*** Opening SOURCE RECORDS ***

template <bool SC, int TN>
__global__ __launch_bounds__(512) void bneck64_tail_kernel(BneckParams p) {
    constexpr bool TAIL = TN > 0;
    constexpr int NT1 = TN > 0 ? TN / 32 : 1;
    constexpr int kW1 = TN == 128 ? kW2 : kHalo;
    static_assert(TN == 0 || TN == 64 || (TN == 128 && !SC), "next conv1: 64 channels, or 128 without a shortcut in the same launch");
    extern __shared__ __attribute__((aligned(16))) char smem[];
    const int tid = threadIdx.x, lane = tid & 63;
    const int wave = __builtin_amdgcn_readfirstlane(tid >> 6);
    const int hi = lane >> 5, frow = lane & 31;
    const int lid = igemm_xcd_remap((int)blockIdx.x, p.ntiles);
    const int tx = lid % p.tiles_x, ty = lid / p.tiles_x;
    const int r0 = ty * TH, x0 = tx * TW;
    const char* zero = reinterpret_cast<const char*>(g_zero16_bn);

    if (wave < 4) {
        const float* src = wave == 0 ? p.b2 : wave == 1 ? p.b3 : wave == 2 ? (TAIL ? p.b1n : nullptr) : (SC ? p.bs : nullptr);
        const int n16 = (wave & 1) ? 64 : (wave == 2 ? TN / 4 : 16);
        bn_glds16(src && lane < n16 ? reinterpret_cast<const char*>(src + lane * 4) : zero, smem + kBias + wave * 1024);
    }
    const int prow = lane >> 3, pslot = lane & 7;
#pragma unroll
    for (int i = 0; i < A_PIECES / 8; ++i) {
        const int q = wave + 8 * i;
        const int pidx = 8 * q + prow;
        const int hy = pidx / HW, hx = pidx - hy * HW;
        const int gr = r0 - 1 + hy, gx = x0 - 1 + hx;
        const bool ok = pidx < HH * HW && (unsigned)gr < (unsigned)p.nrows && (unsigned)gx < (unsigned)p.W;
        const int lch = pslot ^ ((hx >> 1) & 7);
        bn_glds16(ok ? reinterpret_cast<const char*>(p.t1 + ((long)gr * p.W + gx) * 64 + lch * 8) : zero, smem + kHalo + q * 1024);
    }
    const int wrow = 8 * wave + prow;
    const int wlch = pslot ^ ((wrow >> 1) & 7);
    const char* const w2src = reinterpret_cast<const char*>(p.w2 + (long)wrow * 576 + wlch * 8);
#pragma unroll
    for (int tap = 0; tap < 3; ++tap) bn_glds16(w2src + tap * 128, smem + kW2 + tap * 8192 + wave * 1024);
    asm volatile("" ::: "memory");
#pragma unroll
    for (int tap = 3; tap < 9; ++tap) bn_glds16(w2src + tap * 128, smem + kW2 + tap * 8192 + wave * 1024);
#pragma unroll
    for (int i = 0; i < 4; ++i) {
        const int row = 64 * i + wrow;
        bn_glds16(reinterpret_cast<const char*>(p.w3 + (long)row * 64 + wlch * 8), smem + kW3 + i * 8192 + wave * 1024);
    }
    asm volatile("" ::: "memory");

    const int gr = r0 + wave, gx = x0 + frow;
    const bool valid = gr < p.nrows && gx < p.W;
    const long pix = (long)(gr < p.nrows ? gr : p.nrows - 1) * p.W + (gx < p.W ? gx : p.W - 1);
    constexpr int NRES = SC ? 4 : 16;
    half8 resv[NRES];
    int a_off[3][4];
#pragma unroll
    for (int dx = 0; dx < 3; ++dx)
#pragma unroll
        for (int ks = 0; ks < 4; ++ks) {
            const int hx = dx + frow;
            a_off[dx][ks] = hx * PXB + (((2 * ks + hi) ^ ((hx >> 1) & 7)) << 4);
        }
    int b_off[4];
#pragma unroll
    for (int ks = 0; ks < 4; ++ks) b_off[ks] = frow * PXB + (((2 * ks + hi) ^ ((frow >> 1) & 7)) << 4);
    const int yimg = (r0 + wave) % p.H;
    const bool up_ok = yimg > 0, down_ok = yimg < p.H - 1;

    float16v acc2[2];
#pragma unroll
    for (int j = 0; j < 2; ++j)
#pragma unroll
        for (int r = 0; r < 16; ++r) acc2[j][r] = 0.f;

    auto conv2_tap = [&](int tap) {
        const int dy = tap / 3, dx = tap % 3;
        if ((dy == 0 && !up_ok) || (dy == 2 && !down_ok)) return;
        const char* bst = smem + kW2 + tap * 8192;
        const char* hrow = smem + kHalo + (wave + dy) * (HW * PXB);
        half8 fw[2][4], fp[4];
#pragma unroll
        for (int ks = 0; ks < 4; ++ks) {
            fp[ks] = *reinterpret_cast<const half8*>(hrow + a_off[dx][ks]);
#pragma unroll
            for (int j = 0; j < 2; ++j) fw[j][ks] = *reinterpret_cast<const half8*>(bst + j * 4096 + b_off[ks]);
        }
#pragma unroll
        for (int ks = 0; ks < 4; ++ks)
#pragma unroll
            for (int j = 0; j < 2; ++j) acc2[j] = __builtin_amdgcn_mfma_f32_32x32x16_f16(fw[j][ks], fp[ks], acc2[j], 0, 0, 0);
    };

    bn_wait_vmcnt<10>();
    asm volatile("s_waitcnt lgkmcnt(0)" ::: "memory");
    __builtin_amdgcn_s_barrier();
#pragma unroll
    for (int tap = 0; tap < 3; ++tap) conv2_tap(tap);
    bn_wait_vmcnt<0>();
    __builtin_amdgcn_s_barrier();
    asm volatile("" ::: "memory");
    if (SC) {
#pragma unroll
        for (int ks = 0; ks < 4; ++ks) resv[ks] = *reinterpret_cast<const half8*>(p.res + pix * 64 + 16 * ks + 8 * hi);
    } else {
#pragma unroll
        for (int k = 0; k < 16; ++k) resv[k] = *reinterpret_cast<const half8*>(p.res + pix * 256 + 16 * k + 8 * hi);
    }
    asm volatile("" ::: "memory");
#pragma unroll
    for (int tap = 3; tap < 9; ++tap) conv2_tap(tap);
    asm volatile("s_waitcnt lgkmcnt(0)" ::: "memory");
    __builtin_amdgcn_s_barrier();
    asm volatile("" ::: "memory");

    if (TAIL) {
#pragma unroll
        for (int c = 0; c < 4; ++c)
#pragma unroll
            for (int i = 0; i < TN / 64; ++i)
                bn_glds16(reinterpret_cast<const char*>(p.w1n + (long)(64 * i + wrow) * 256 + c * 64 + wlch * 8),
                          smem + kW1 + c * (TN * 128) + (8 * i + wave) * 1024);
    }
    if (SC) {
#pragma unroll
        for (int i = 0; i < 4; ++i) {
            const int row = 64 * i + wrow;
            bn_glds16(reinterpret_cast<const char*>(p.ws + (long)row * 64 + wlch * 8), smem + kW2 + i * 8192 + wave * 1024);
        }
    }
    asm volatile("" ::: "memory");

    const float* const bl = reinterpret_cast<const float*>(smem + kBias);
    half8 t2f[4];
#pragma unroll
    for (int j = 0; j < 2; ++j) {
        unsigned int u[16];
        bn_swap(acc2[j], u);
#pragma unroll
        for (int g = 0; g < 2; ++g) {
            const float4v blo = *reinterpret_cast<const float4v*>(bl + 32 * j + 16 * g + 8 * hi);
            const float4v bhi = *reinterpret_cast<const float4v*>(bl + 32 * j + 16 * g + 8 * hi + 4);
            float4v lo, hv;
#pragma unroll
            for (int e = 0; e < 4; ++e) {
                lo[e] = __uint_as_float(u[8 * g + e]) + blo[e];
                hv[e] = __uint_as_float(u[8 * g + 4 + e]) + bhi[e];
            }
            const half4 hlo = __builtin_convertvector(lo, half4), hhi = __builtin_convertvector(hv, half4);
            half8 o = __builtin_shufflevector(hlo, hhi, 0, 1, 2, 3, 4, 5, 6, 7);
            t2f[2 * j + g] = __builtin_elementwise_max(o, half8{0, 0, 0, 0, 0, 0, 0, 0});
        }
    }
    if (TAIL || SC) {
        bn_wait_vmcnt<0>();
        __builtin_amdgcn_s_barrier();
        asm volatile("" ::: "memory");
    }

    half8 outf[16];
    half_t* const orow = p.out + ((long)gr * p.W + gx) * 256 + 8 * hi;
#pragma unroll
    for (int jj = 0; jj < 8; ++jj) {
        half8 fw3[4];
#pragma unroll
        for (int ks = 0; ks < 4; ++ks) fw3[ks] = *reinterpret_cast<const half8*>(smem + kW3 + jj * 4096 + b_off[ks]);
        float16v acc3;
#pragma unroll
        for (int r = 0; r < 16; ++r) acc3[r] = 0.f;
#pragma unroll
        for (int ks = 0; ks < 4; ++ks) acc3 = __builtin_amdgcn_mfma_f32_32x32x16_f16(fw3[ks], t2f[ks], acc3, 0, 0, 0);
        unsigned int us[16];
        if (SC) {
            half8 fws[4];
#pragma unroll
            for (int ks = 0; ks < 4; ++ks) fws[ks] = *reinterpret_cast<const half8*>(smem + kW2 + jj * 4096 + b_off[ks]);
            float16v accs;
#pragma unroll
            for (int r = 0; r < 16; ++r) accs[r] = 0.f;
#pragma unroll
            for (int ks = 0; ks < 4; ++ks) accs = __builtin_amdgcn_mfma_f32_32x32x16_f16(fws[ks], resv[ks], accs, 0, 0, 0);
            bn_swap(accs, us);
        }
        unsigned int u[16];
        bn_swap(acc3, u);
#pragma unroll
        for (int g = 0; g < 2; ++g) {
            const int c0 = 32 * jj + 16 * g + 8 * hi;
            const float4v blo = *reinterpret_cast<const float4v*>(bl + 256 + c0);
            const float4v bhi = *reinterpret_cast<const float4v*>(bl + 256 + c0 + 4);
            float4v lo, hv;
#pragma unroll
            for (int e = 0; e < 4; ++e) {
                lo[e] = __uint_as_float(u[8 * g + e]) + blo[e];
                hv[e] = __uint_as_float(u[8 * g + 4 + e]) + bhi[e];
            }
            uint4v rr;
            if (SC) {
                const float4v slo = *reinterpret_cast<const float4v*>(bl + 768 + c0);
                const float4v shi = *reinterpret_cast<const float4v*>(bl + 768 + c0 + 4);
                float4v a, b;
#pragma unroll
                for (int e = 0; e < 4; ++e) {
                    a[e] = __uint_as_float(us[8 * g + e]) + slo[e];
                    b[e] = __uint_as_float(us[8 * g + 4 + e]) + shi[e];
                }
                const half4 ha = __builtin_convertvector(a, half4), hb = __builtin_convertvector(b, half4);
                rr = __builtin_bit_cast(uint4v, __builtin_shufflevector(ha, hb, 0, 1, 2, 3, 4, 5, 6, 7));
            } else {
                rr = __builtin_bit_cast(uint4v, resv[2 * jj + g]);
            }
            lo[0] = bn_mix_add_lo(rr[0], lo[0]);
            lo[1] = bn_mix_add_hi(rr[0], lo[1]);
            lo[2] = bn_mix_add_lo(rr[1], lo[2]);
            lo[3] = bn_mix_add_hi(rr[1], lo[3]);
            hv[0] = bn_mix_add_lo(rr[2], hv[0]);
            hv[1] = bn_mix_add_hi(rr[2], hv[1]);
            hv[2] = bn_mix_add_lo(rr[3], hv[2]);
            hv[3] = bn_mix_add_hi(rr[3], hv[3]);
            const half4 hlo = __builtin_convertvector(lo, half4), hhi = __builtin_convertvector(hv, half4);
            half8 o = __builtin_shufflevector(hlo, hhi, 0, 1, 2, 3, 4, 5, 6, 7);
            o = __builtin_elementwise_max(o, half8{0, 0, 0, 0, 0, 0, 0, 0});
            outf[2 * jj + g] = o;
            if (valid) *reinterpret_cast<half8*>(orow + 32 * jj + 16 * g) = o;
        }
    }

    if (TAIL) {
        float16v acc1[NT1];
#pragma unroll
        for (int j = 0; j < NT1; ++j)
#pragma unroll
            for (int r = 0; r < 16; ++r) acc1[j][r] = 0.f;
#pragma unroll
        for (int k = 0; k < 16; ++k) {
            const char* wt = smem + kW1 + (k >> 2) * (TN * 128) + b_off[k & 3];
#pragma unroll
            for (int j = 0; j < NT1; ++j) {
                const half8 fw = *reinterpret_cast<const half8*>(wt + j * 4096);
                acc1[j] = __builtin_amdgcn_mfma_f32_32x32x16_f16(fw, outf[k], acc1[j], 0, 0, 0);
            }
        }
        half_t* const trow = p.t1n + ((long)gr * p.W + gx) * TN + 8 * hi;
#pragma unroll
        for (int j = 0; j < NT1; ++j) {
            unsigned int u[16];
            bn_swap(acc1[j], u);
#pragma unroll
            for (int g = 0; g < 2; ++g) {
                const float4v blo = *reinterpret_cast<const float4v*>(bl + 512 + 32 * j + 16 * g + 8 * hi);
                const float4v bhi = *reinterpret_cast<const float4v*>(bl + 512 + 32 * j + 16 * g + 8 * hi + 4);
                float4v lo, hv;
#pragma unroll
                for (int e = 0; e < 4; ++e) {
                    lo[e] = __uint_as_float(u[8 * g + e]) + blo[e];
                    hv[e] = __uint_as_float(u[8 * g + 4 + e]) + bhi[e];
                }
                const half4 hlo = __builtin_convertvector(lo, half4), hhi = __builtin_convertvector(hv, half4);
                half8 o = __builtin_shufflevector(hlo, hhi, 0, 1, 2, 3, 4, 5, 6, 7);
                o = __builtin_elementwise_max(o, half8{0, 0, 0, 0, 0, 0, 0, 0});
                if (valid) *reinterpret_cast<half8*>(trow + 32 * j + 16 * g) = o;
            }
        }
    }
}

*** Closing SOURCE RECORDS ***

YOUR OBJECTIVE: In the listing above, please copy exactly the lines from the first through the one that contains "constexpr int kW1", and no others.

EXPECTED OUTPUT:
template <bool SC, int TN>
__global__ __launch_bounds__(512) void bneck64_tail_kernel(BneckParams p) {
    constexpr bool TAIL = TN > 0;
    constexpr int NT1 = TN > 0 ? TN / 32 : 1;
    constexpr int kW1 = TN == 128 ? kW2 : kHalo;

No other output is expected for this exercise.